## Entries supplied
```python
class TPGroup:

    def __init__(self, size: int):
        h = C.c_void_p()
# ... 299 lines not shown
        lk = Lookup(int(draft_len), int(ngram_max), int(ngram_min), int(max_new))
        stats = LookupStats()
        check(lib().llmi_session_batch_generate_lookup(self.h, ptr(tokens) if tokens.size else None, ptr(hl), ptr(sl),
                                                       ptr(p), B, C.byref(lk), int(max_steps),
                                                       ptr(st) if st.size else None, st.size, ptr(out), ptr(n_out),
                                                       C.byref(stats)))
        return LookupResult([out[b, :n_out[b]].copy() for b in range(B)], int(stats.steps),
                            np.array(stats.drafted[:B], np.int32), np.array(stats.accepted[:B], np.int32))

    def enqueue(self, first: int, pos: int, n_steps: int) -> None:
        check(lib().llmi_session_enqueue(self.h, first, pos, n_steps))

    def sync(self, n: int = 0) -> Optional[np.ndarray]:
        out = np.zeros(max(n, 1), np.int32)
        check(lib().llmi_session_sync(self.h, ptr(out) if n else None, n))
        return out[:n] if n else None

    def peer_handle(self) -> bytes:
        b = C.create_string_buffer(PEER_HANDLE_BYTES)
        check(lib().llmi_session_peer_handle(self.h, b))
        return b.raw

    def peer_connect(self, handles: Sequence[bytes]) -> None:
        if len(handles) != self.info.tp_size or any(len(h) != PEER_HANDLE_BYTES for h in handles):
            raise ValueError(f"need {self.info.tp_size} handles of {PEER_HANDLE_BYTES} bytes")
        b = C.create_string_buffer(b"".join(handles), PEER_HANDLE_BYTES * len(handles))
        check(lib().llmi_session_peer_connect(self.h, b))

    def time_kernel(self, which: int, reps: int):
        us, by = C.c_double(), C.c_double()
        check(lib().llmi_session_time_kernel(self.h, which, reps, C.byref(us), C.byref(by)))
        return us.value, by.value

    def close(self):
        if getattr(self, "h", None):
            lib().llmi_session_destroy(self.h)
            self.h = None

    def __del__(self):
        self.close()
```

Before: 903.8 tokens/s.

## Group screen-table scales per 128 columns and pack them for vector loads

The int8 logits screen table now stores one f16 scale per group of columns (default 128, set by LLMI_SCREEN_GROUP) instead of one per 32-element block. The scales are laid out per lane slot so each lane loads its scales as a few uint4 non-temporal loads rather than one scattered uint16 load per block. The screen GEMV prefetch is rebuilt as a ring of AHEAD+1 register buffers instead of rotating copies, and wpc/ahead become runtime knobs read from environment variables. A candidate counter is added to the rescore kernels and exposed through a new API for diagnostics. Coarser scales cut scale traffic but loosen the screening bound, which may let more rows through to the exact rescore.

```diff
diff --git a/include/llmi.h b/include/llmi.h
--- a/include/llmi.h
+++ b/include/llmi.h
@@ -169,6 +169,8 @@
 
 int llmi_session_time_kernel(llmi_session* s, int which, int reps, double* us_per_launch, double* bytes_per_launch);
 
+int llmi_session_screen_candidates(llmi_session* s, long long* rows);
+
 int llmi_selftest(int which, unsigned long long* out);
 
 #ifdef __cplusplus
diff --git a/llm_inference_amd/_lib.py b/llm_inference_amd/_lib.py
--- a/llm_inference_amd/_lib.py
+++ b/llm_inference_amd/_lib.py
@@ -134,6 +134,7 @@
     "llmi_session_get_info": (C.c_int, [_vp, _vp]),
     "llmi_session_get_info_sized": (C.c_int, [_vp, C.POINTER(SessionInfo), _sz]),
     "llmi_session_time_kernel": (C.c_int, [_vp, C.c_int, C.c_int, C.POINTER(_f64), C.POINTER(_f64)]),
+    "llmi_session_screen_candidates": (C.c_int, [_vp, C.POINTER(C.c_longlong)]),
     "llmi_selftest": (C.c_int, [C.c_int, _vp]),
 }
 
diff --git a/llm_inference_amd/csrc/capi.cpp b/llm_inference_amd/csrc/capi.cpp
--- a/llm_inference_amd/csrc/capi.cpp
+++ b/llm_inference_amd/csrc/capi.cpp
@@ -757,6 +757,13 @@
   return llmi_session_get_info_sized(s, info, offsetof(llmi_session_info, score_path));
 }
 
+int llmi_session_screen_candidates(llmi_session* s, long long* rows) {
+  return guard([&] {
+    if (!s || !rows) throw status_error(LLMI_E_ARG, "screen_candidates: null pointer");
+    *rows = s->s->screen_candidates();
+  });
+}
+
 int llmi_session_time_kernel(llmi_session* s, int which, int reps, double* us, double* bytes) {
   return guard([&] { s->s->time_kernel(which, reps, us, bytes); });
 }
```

## Activity
A word-for-word restatement of the data above is required.

## Solution below
```python
class TPGroup:

    def __init__(self, size: int):
        h = C.c_void_p()
# ... 299 lines not shown
        lk = Lookup(int(draft_len), int(ngram_max), int(ngram_min), int(max_new))
        stats = LookupStats()
        check(lib().llmi_session_batch_generate_lookup(self.h, ptr(tokens) if tokens.size else None, ptr(hl), ptr(sl),
                                                       ptr(p), B, C.byref(lk), int(max_steps),
                                                       ptr(st) if st.size else None, st.size, ptr(out), ptr(n_out),
                                                       C.byref(stats)))
        return LookupResult([out[b, :n_out[b]].copy() for b in range(B)], int(stats.steps),
                            np.array(stats.drafted[:B], np.int32), np.array(stats.accepted[:B], np.int32))

    def enqueue(self, first: int, pos: int, n_steps: int) -> None:
        check(lib().llmi_session_enqueue(self.h, first, pos, n_steps))

    def sync(self, n: int = 0) -> Optional[np.ndarray]:
        out = np.zeros(max(n, 1), np.int32)
        check(lib().llmi_session_sync(self.h, ptr(out) if n else None, n))
        return out[:n] if n else None

    def peer_handle(self) -> bytes:
        b = C.create_string_buffer(PEER_HANDLE_BYTES)
        check(lib().llmi_session_peer_handle(self.h, b))
        return b.raw

    def peer_connect(self, handles: Sequence[bytes]) -> None:
        if len(handles) != self.info.tp_size or any(len(h) != PEER_HANDLE_BYTES for h in handles):
            raise ValueError(f"need {self.info.tp_size} handles of {PEER_HANDLE_BYTES} bytes")
        b = C.create_string_buffer(b"".join(handles), PEER_HANDLE_BYTES * len(handles))
        check(lib().llmi_session_peer_connect(self.h, b))

    def time_kernel(self, which: int, reps: int):
        us, by = C.c_double(), C.c_double()
        check(lib().llmi_session_time_kernel(self.h, which, reps, C.byref(us), C.byref(by)))
        return us.value, by.value

    def close(self):
        if getattr(self, "h", None):
            lib().llmi_session_destroy(self.h)
            self.h = None

    def __del__(self):
        self.close()
```

Before: 903.8 tokens/s.

## Group screen-table scales per 128 columns and pack them for vector loads

The int8 logits screen table now stores one f16 scale per group of columns (default 128, set by LLMI_SCREEN_GROUP) instead of one per 32-element block. The scales are laid out per lane slot so each lane loads its scales as a few uint4 non-temporal loads rather than one scattered uint16 load per block. The screen GEMV prefetch is rebuilt as a ring of AHEAD+1 register buffers instead of rotating copies, and wpc/ahead become runtime knobs read from environment variables. A candidate counter is added to the rescore kernels and exposed through a new API for diagnostics. Coarser scales cut scale traffic but loosen the screening bound, which may let more rows through to the exact rescore.

```diff
diff --git a/include/llmi.h b/include/llmi.h
--- a/include/llmi.h
+++ b/include/llmi.h
@@ -169,6 +169,8 @@
 
 int llmi_session_time_kernel(llmi_session* s, int which, int reps, double* us_per_launch, double* bytes_per_launch);
 
+int llmi_session_screen_candidates(llmi_session* s, long long* rows);
+
 int llmi_selftest(int which, unsigned long long* out);
 
 #ifdef __cplusplus
diff --git a/llm_inference_amd/_lib.py b/llm_inference_amd/_lib.py
--- a/llm_inference_amd/_lib.py
+++ b/llm_inference_amd/_lib.py
@@ -134,6 +134,7 @@
     "llmi_session_get_info": (C.c_int, [_vp, _vp]),
     "llmi_session_get_info_sized": (C.c_int, [_vp, C.POINTER(SessionInfo), _sz]),
     "llmi_session_time_kernel": (C.c_int, [_vp, C.c_int, C.c_int, C.POINTER(_f64), C.POINTER(_f64)]),
+    "llmi_session_screen_candidates": (C.c_int, [_vp, C.POINTER(C.c_longlong)]),
     "llmi_selftest": (C.c_int, [C.c_int, _vp]),
 }
 
diff --git a/llm_inference_amd/csrc/capi.cpp b/llm_inference_amd/csrc/capi.cpp
--- a/llm_inference_amd/csrc/capi.cpp
+++ b/llm_inference_amd/csrc/capi.cpp
@@ -757,6 +757,13 @@
   return llmi_session_get_info_sized(s, info, offsetof(llmi_session_info, score_path));
 }
 
+int llmi_session_screen_candidates(llmi_session* s, long long* rows) {
+  return guard([&] {
+    if (!s || !rows) throw status_error(LLMI_E_ARG, "screen_candidates: null pointer");
+    *rows = s->s->screen_candidates();
+  });
+}
+
 int llmi_session_time_kernel(llmi_session* s, int which, int reps, double* us, double* bytes) {
   return guard([&] { s->s->time_kernel(which, reps, us, bytes); });
 }
```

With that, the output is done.